Sex, drugs and rock’n’roll – I hate to be anal, but that was a seventies title, too. And the embarrassment factor is nothing compared to the politics. In essence, as I understood it, the theory was that the world was abundant: we had everything we needed; nobody actually needed to work; it was all a question of distribution; property was theft; the profit-oriented, bread-head conspiracy was trying to stop it happening, so anything you could do to rip off the system was cool.

We were embarrassingly naive. My daughter’s favourite joke is: “Mummy wanted to be an anarchist, but she couldn’t find the party to join.” I actually looked up Anarchist Party in the phone book.

We were embarrassingly criminal. Shoplifting, known as liberating stuff, was a cool political act. Being on the dole was an important lifestyle statement. I can think of at least one national newspaper editor whose early success was financed by the DHSS. Since the crime of being judgemental hadn’t been invented, these people actually attacked those like me who drew the line at social security fraud.
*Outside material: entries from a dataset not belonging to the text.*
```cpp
__global__ __launch_bounds__(WG) void k_amg_adjoint(int nb, const int32_t* __restrict__ row2v,
                                                    const Sim3* __restrict__ states,
                                                    double* __restrict__ P) {
  for (int i = blockIdx.x * WG + threadIdx.x; i < nb; i += gridDim.x * WG) {
  const Sim3 S = load_sim3(states + row2v[i]);
  double R[9];
  sim3::R_from_quat(S.q, R);
  double A[49];
#pragma unroll
  for (int k = 0; k < 49; ++k) A[k] = 0.0;
  const double t0 = S.t[0], t1 = S.t[1], t2 = S.t[2];
#pragma unroll
  for (int c = 0; c < 3; ++c) {
    const double v0 = R[c], v1 = R[3 + c], v2 = R[6 + c];
    A[0 + 7 * c] = v0;
    A[1 + 7 * c] = v1;
    A[2 + 7 * c] = v2;
    A[3 + 7 * c] = t1 * v2 - t2 * v1;
    A[4 + 7 * c] = t2 * v0 - t0 * v2;
    A[5 + 7 * c] = t0 * v1 - t1 * v0;
    A[3 + 7 * (3 + c)] = S.s * v0;
    A[4 + 7 * (3 + c)] = S.s * v1;
    A[5 + 7 * (3 + c)] = S.s * v2;
// ... 214 lines not shown
  const int sub = lane / 7, rr = lane % 7, base = lane - rr;
  for (int row0 = row_lo + (blockIdx.x * 4 + wave) * 9; row0 < row_hi; row0 += gridDim.x * 36) {
    const bool act = lane < 63 && row0 + sub < row_hi;
    const int row = act ? (list ? list[row0 + sub] : row0 + sub) : 0;
    const double xc = act ? x_c[(size_t)7 * agg[row] + rr] : 0.0;
    double add = xc;
    if (HASP) {
      add = 0.0;
#pragma unroll
      for (int m = 0; m < 7; ++m) {
        const double xm = __shfl(xc, base + m);
        if (act) add += P[(size_t)49 * row + rr + 7 * m] * xm;
      }
    }
    if (act) x_out[(size_t)7 * row + rr] = x_in[(size_t)7 * row + rr] + scale * add;
  }
}

constexpr int AMG_DENSE_MAX_N = 7 * AMG_MAX_COARSEST;
__global__ __launch_bounds__(WG) void k_amg_dense_fill(int nb, const int32_t* __restrict__ rowptr,
                                                       const int32_t* __restrict__ colidx,
                                                       const double* __restrict__ vals,
                                                       double* __restrict__ A,
                                                       const double* __restrict__ diag64 = nullptr) {
  const int n = 7 * nb;
  const int nnz = 49 * rowptr[nb];
  for (int t = blockIdx.x * WG + threadIdx.x; t < nnz; t += gridDim.x * WG) {
    const int k = t / 49, e = t % 49;
    int lo = 0, hi = nb;
    while (hi - lo > 1) {
      const int mid = (lo + hi) >> 1;
      if (rowptr[mid] <= k) lo = mid; else hi = mid;
    }
    const double v = diag64 && k == rowptr[lo] ? diag64[(size_t)49 * lo + e] : vals[(size_t)49 * k + e];
    A[(size_t)(7 * lo + e % 7) * n + 7 * colidx[k] + e / 7] = v;
  }
}


template <int NP>
__device__ inline bool gj_invert_rows(double (&prow)[NP], int lane) {
  bool spd = true;
#pragma unroll
  for (int k = 0; k < NP; ++k) {
    double pk[NP];
#pragma unroll
    for (int c = 0; c < NP; ++c) pk[c] = __shfl(prow[c], k);
// ... 47 lines not shown
#pragma unroll
    for (int c = 0; c < H; ++c) prow[c] = src[(size_t)rr * ld + H * h + c];
    spd = gj_invert_halfrows<NP>(prow, lane);
    if (r < NP) {
#pragma unroll
      for (int c = 0; c < H; ++c) Pout[r * NP + H * h + c] = prow[c];
    }
  } else {
    double prow[NP];
    const int rr = lane < NP ? lane : 0;
#pragma unroll
    for (int c = 0; c < NP; ++c) prow[c] = src[(size_t)rr * ld + c];
    spd = gj_invert_rows<NP>(prow, lane);
    if (lane < NP) {
#pragma unroll
      for (int c = 0; c < NP; ++c) Pout[lane * NP + c] = prow[c];
    }
  }
  if (!spd && lane == 0) sc->fail = 1;
}

template <int PB>
__global__ __launch_bounds__(64) void k_amg_dense_gj_first(int n, const double* __restrict__ A,
                                                           double* __restrict__ Pout, DevScalars* sc) {
  gj_invert_block<PB>(A, n, Pout, threadIdx.x, sc);
}

template <int PB>
__global__ __launch_bounds__(WG) __attribute__((amdgpu_waves_per_eu(2))) void k_amg_dense_gj_step(int n, int k0, const double* __restrict__ A,
                                                          double* __restrict__ B,
                                                          const double* __restrict__ Pin,
                                                          double* __restrict__ Pout, int pbn,
                                                          DevScalars* sc) {
  __shared__ double P[PB][PB + 1];
  __shared__ double ak[PB][64];
  __shared__ double rowk[PB][64];
  __shared__ double colk[64][PB + 1];
  const int tid = threadIdx.x;
  const bool ahead = blockIdx.y == 0;
  if (ahead && (blockIdx.x != 0 || pbn == 0)) return;
  const int ext = ahead ? pbn : 64;
  const int i0 = ahead ? k0 + PB : (int)(blockIdx.y - 1) * 64, j0 = ahead ? k0 + PB : (int)blockIdx.x * 64;
  const int ty = tid >> 4, tx = tid & 15;
  double v[4][4];
  if (ahead) {
#pragma unroll
    for (int e = 0; e < 4; ++e) {
      const int t = tid + WG * e;
      v[0][e] = t < ext * ext ? A[(size_t)(i0 + t / ext) * n + j0 + t % ext] : 0.0;
    }
  } else {
#pragma unroll
    for (int a = 0; a < 4; ++a)
#pragma unroll
      for (int b = 0; b < 4; ++b) {
        const int i = i0 + ty + 16 * a, j = j0 + tx + 16 * b;
        v[a][b] = i < n && j < n ? A[(size_t)i * n + j] : 0.0;
// ... 101 lines not shown
```

sim3opt_amd/csrc/batch_kernels.hpp:

```cpp
#pragma once

template <int K>
__global__ __launch_bounds__(WG) void k_final_sum2_k(const double* __restrict__ pa, const double* __restrict__ pb,
                                                     int n, int pstride, DevScalars* __restrict__ sc) {
  __shared__ double sh[4];
#pragma unroll
  for (int s = 0; s < K; ++s) {
    const double a = sum_partials(pa + (size_t)s * pstride, n, sh);
    const double b = sum_partials(pb + (size_t)s * pstride, n, sh);
    if (threadIdx.x == 0) {
      sc[s].tmp_pq = a;
      sc[s].tmp_rz = b;
    }
  }
}

template <int K>
__global__ __launch_bounds__(WG) void k_pcg_init_k(int r0, int r1, const double* __restrict__ b,
                                                   const double* __restrict__ Minv, double* __restrict__ x,
                                                   double* __restrict__ r, double* __restrict__ z,
                                                   double* __restrict__ p, double* __restrict__ sv,
                                                   BatchStrides bs) {
  const int lane = threadIdx.x & 63;
  const int wave = threadIdx.x >> 6;
  const int sub = lane / 7, rr = lane % 7, base = lane - rr;
  for (int row0 = r0 + (blockIdx.x * 4 + wave) * 9; row0 < r1; row0 += gridDim.x * 36) {
    const int row = row0 + sub;
    const bool act = lane < 63 && row < r1;
    const size_t j = (size_t)7 * row + rr;
    const double rv = act ? b[j] : 0.0;
#pragma unroll
    for (int s = 0; s < K; ++s) {
      const size_t o = (size_t)s * bs.vec;
      if (act) {
        x[o + j] = 0.0;
        r[o + j] = rv;
// ... 260 lines not shown
```

sim3opt_amd/csrc/engine_amg.hip:

```cpp
#include "engine_impl.hpp"

namespace sim3opt {

#include "spmv_kernel.hpp"
#include "amg_kernels.hpp"

int Engine::amg_init(const Structure& s, bool automatic, std::string& err) {
  (void)err;
  amg_omega = std::max(0.1, std::min(0.95, opt.amg_omega));
  amg_additive = opt.amg_additive != 0;
  {
    const bool partitioned = part_world() >= 2;
    int last = 0;
    for (int l = 1; l <= AMG_MAX_LEVELS; ++l) {
      const int o = l <= 4 ? opt.amg_cycle[l - 1] : 0;
      if (o >= 1 && o <= 3) last = o;
      amg_visits[l] = last > 0 ? last : (partitioned ? (l <= 1 ? 1 : 2) : (l <= 1 ? 2 : 3));
    }
    amg_visits[0] = 1;
  }
  amg_fp32 = opt.amg_fp32 != 0;
  adaptive_prec = opt.adaptive_prec != 0 && automatic;
  amg_pivot = opt.amg_pivot >= 28 ? 28 : 14;
  for (int l = 0; l <= AMG_MAX_LEVELS; ++l)
// ... 158 lines not shown
  }
  if (amg_fp32)
    for (int l = nl - 1; l < nl; ++l) {
      const size_t cnt = (size_t)49 * (size_t)amg[l].nnzb;
      hipLaunchKernelGGL(k_to_f32, dim3(grid_for((int64_t)(cnt / 4), WG)), dim3(WG), 0, stream, cnt,
                         (const double*)amg[l].vals, amg[l].vals32);
    }
  HIPCHK(hipGetLastError());
  amg_stale = false;
  return SIM3OPT_OK;
}

void Engine::amg_prepare(double lambda) {
  const int nl = (int)amg.size();
  for (int l = 0; l < nl; ++l) {
    const AmgLevel& L = amg[l];
    const int lo = L.lo, hi = L.hi;
    jacobi(lo, hi, L.rowptr, L.vals, lambda, L.Minv, l == 0 && amg_additive ? 1.0 : amg_omega, L.diagH, L.W,
           l > 0 ? L.vals32 : (float*)nullptr);
  }
  dense_inverse(nullptr, d_Ainv, d_sc);
}

void Engine::dense_inverse(const double* diag64, double* Aout, DevScalars* sc) {
  const int nl = (int)amg.size();
  const AmgLevel& Lc = amg[nl - 1];
  const int nd = 7 * Lc.nb;
  auto pivot_rows = [&](int k0) { return nd - k0 >= amg_pivot ? amg_pivot : (nd - k0 >= 14 ? 14 : 7); };
  int nsteps = 0;
  for (int k0 = 0; k0 < nd; k0 += pivot_rows(k0)) ++nsteps;
  double *src = nsteps % 2 ? d_Ainv2 : Aout, *dst = nsteps % 2 ? Aout : d_Ainv2;
  (void)hipMemsetAsync(src, 0, sizeof(double) * (size_t)nd * nd, stream);
  hipLaunchKernelGGL(k_amg_dense_fill, dim3(grid_for(49 * Lc.nnzb, WG)), dim3(WG), 0, stream, Lc.nb,
                     Lc.rowptr, Lc.colidx, Lc.vals, src, diag64);
  double *pin = d_piv, *pout = d_piv + 28 * 28;
  switch (pivot_rows(0)) {
    case 28: hipLaunchKernelGGL((k_amg_dense_gj_first<28>), dim3(1), dim3(64), 0, stream, nd, (const double*)src, pin, sc); break;
    case 14: hipLaunchKernelGGL((k_amg_dense_gj_first<14>), dim3(1), dim3(64), 0, stream, nd, (const double*)src, pin, sc); break;
    default: hipLaunchKernelGGL((k_amg_dense_gj_first<7>), dim3(1), dim3(64), 0, stream, nd, (const double*)src, pin, sc);
  }
  const dim3 gt((nd + 63) / 64, (nd + 63) / 64 + 1);
  for (int k0 = 0; k0 < nd;) {
    const int pb = pivot_rows(k0), pbn = k0 + pb < nd ? pivot_rows(k0 + pb) : 0;
    if (pb == 28)
      hipLaunchKernelGGL((k_amg_dense_gj_step<28>), gt, dim3(WG), 0, stream, nd, k0, (const double*)src,
                         dst, (const double*)pin, pout, pbn, sc);
    else if (pb == 14)
      hipLaunchKernelGGL((k_amg_dense_gj_step<14>), gt, dim3(WG), 0, stream, nd, k0, (const double*)src,
                         dst, (const double*)pin, pout, pbn, sc);
    else
      hipLaunchKernelGGL((k_amg_dense_gj_step<7>), gt, dim3(WG), 0, stream, nd, k0, (const double*)src,
                         dst, (const double*)pin, pout, pbn, sc);
    k0 += pb;
    std::swap(src, dst);
    std::swap(pin, pout);
  }
}

void Engine::spmv_mode(const AmgLevel& L, int mode, int level, const double* v, double* out,
               const double* rvec, const double* xc) {
  double* const rz_part = level == 0 && mode == 2 && !amg_additive ? d_part_b : nullptr;
#define AMG_SPMV(NTV, MODEV)                                                                     \
hipLaunchKernelGGL((k_spmv_span<8, NTV, MODEV>), dim3(L.span_grid), dim3(WG), 0, stream, L.nb,  \
                   L.wrow, L.rowptr, L.colidx, L.vals, v, out, 0.0, rz_part, rvec,              \
                   const_cast<double*>(xc), level == 0 ? d_sc : (DevScalars*)nullptr, L.Minv, 1,   \
                   (const int32_t*)L.agg, amg_over, BatchStrides{0, 0, 0, 0, 0}, (const float*)nullptr)
#define AMG_SPMV32(NTV, MODEV)                                                                    \
hipLaunchKernelGGL((k_spmv_span<(NTV) ? SIM3OPT_F32_CH : SIM3OPT_COARSE_CH, NTV, MODEV, float>), dim3(L.span_grid), dim3(WG), 0, stream,  \
                   L.nb, L.wrow, L.rowptr, L.colidx, (const float*)L.vals32, v, out, 0.0,         \
                   rz_part, rvec, const_cast<double*>(xc),                                        \
                   level == 0 ? d_sc : (DevScalars*)nullptr, L.Minv, 1, (const int32_t*)L.agg, amg_over, BatchStrides{0, 0, 0, 0, 0}, (const float*)nullptr)
  if (amg_fp32) {
    if (level == 0) { if (mode == 1) AMG_SPMV32(true, 1); else AMG_SPMV32(true, 2); }
    else { if (mode == 1) AMG_SPMV32(false, 1); else if (mode == 3) AMG_SPMV32(false, 3); else AMG_SPMV32(false, 2); }
  } else {
// ... 135 lines not shown
```

sim3opt_amd/csrc/engine_batch.hip:

```cpp
#include "engine_impl.hpp"

namespace sim3opt {

#include "spmv_kernel.hpp"
#include "batch_kernels.hpp"

static inline int64_t pad64(int64_t n) { return (n + 63) / 64 * 64; }

#define BATCH_DISPATCH(NS, ...) \
  do {                          \
    if ((NS) == 1) { constexpr int KS = 1; __VA_ARGS__; } \
    else if ((NS) == 2) { constexpr int KS = 2; __VA_ARGS__; } \
    else if ((NS) == 3) { constexpr int KS = 3; __VA_ARGS__; } \
    else { constexpr int KS = 4; __VA_ARGS__; } \
  } while (0)
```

We were also embarrassingly non-PC, because PC had not been invented – which is no excuse in the eyes of its grand inquisitors now. (Tom Wolfe wrote a satire on New York liberalism far more perceptive than Bonfire of the Vanities, but it was doomed to obscurity because it was called The Nigger in the Piano.) Sexism was everywhere. The real hotbeds were in those righteous, hardline organisations such as the International Socialists or the National Union of Students which were full of gritty northern lads who voted with Stokeley Carmichael. Carmichael was the American black activist who said that the position of women in his movement was prone. Perhaps that’s the heritage that made Jack Straw so tender towards those “small businesses” in Manchester that will make money out of the Tyson fight.

Yes, the sixties are a real embarrassment to a person in public life today. There’s only one line to take, which is to say that you really did them properly and you can’t remember a thing.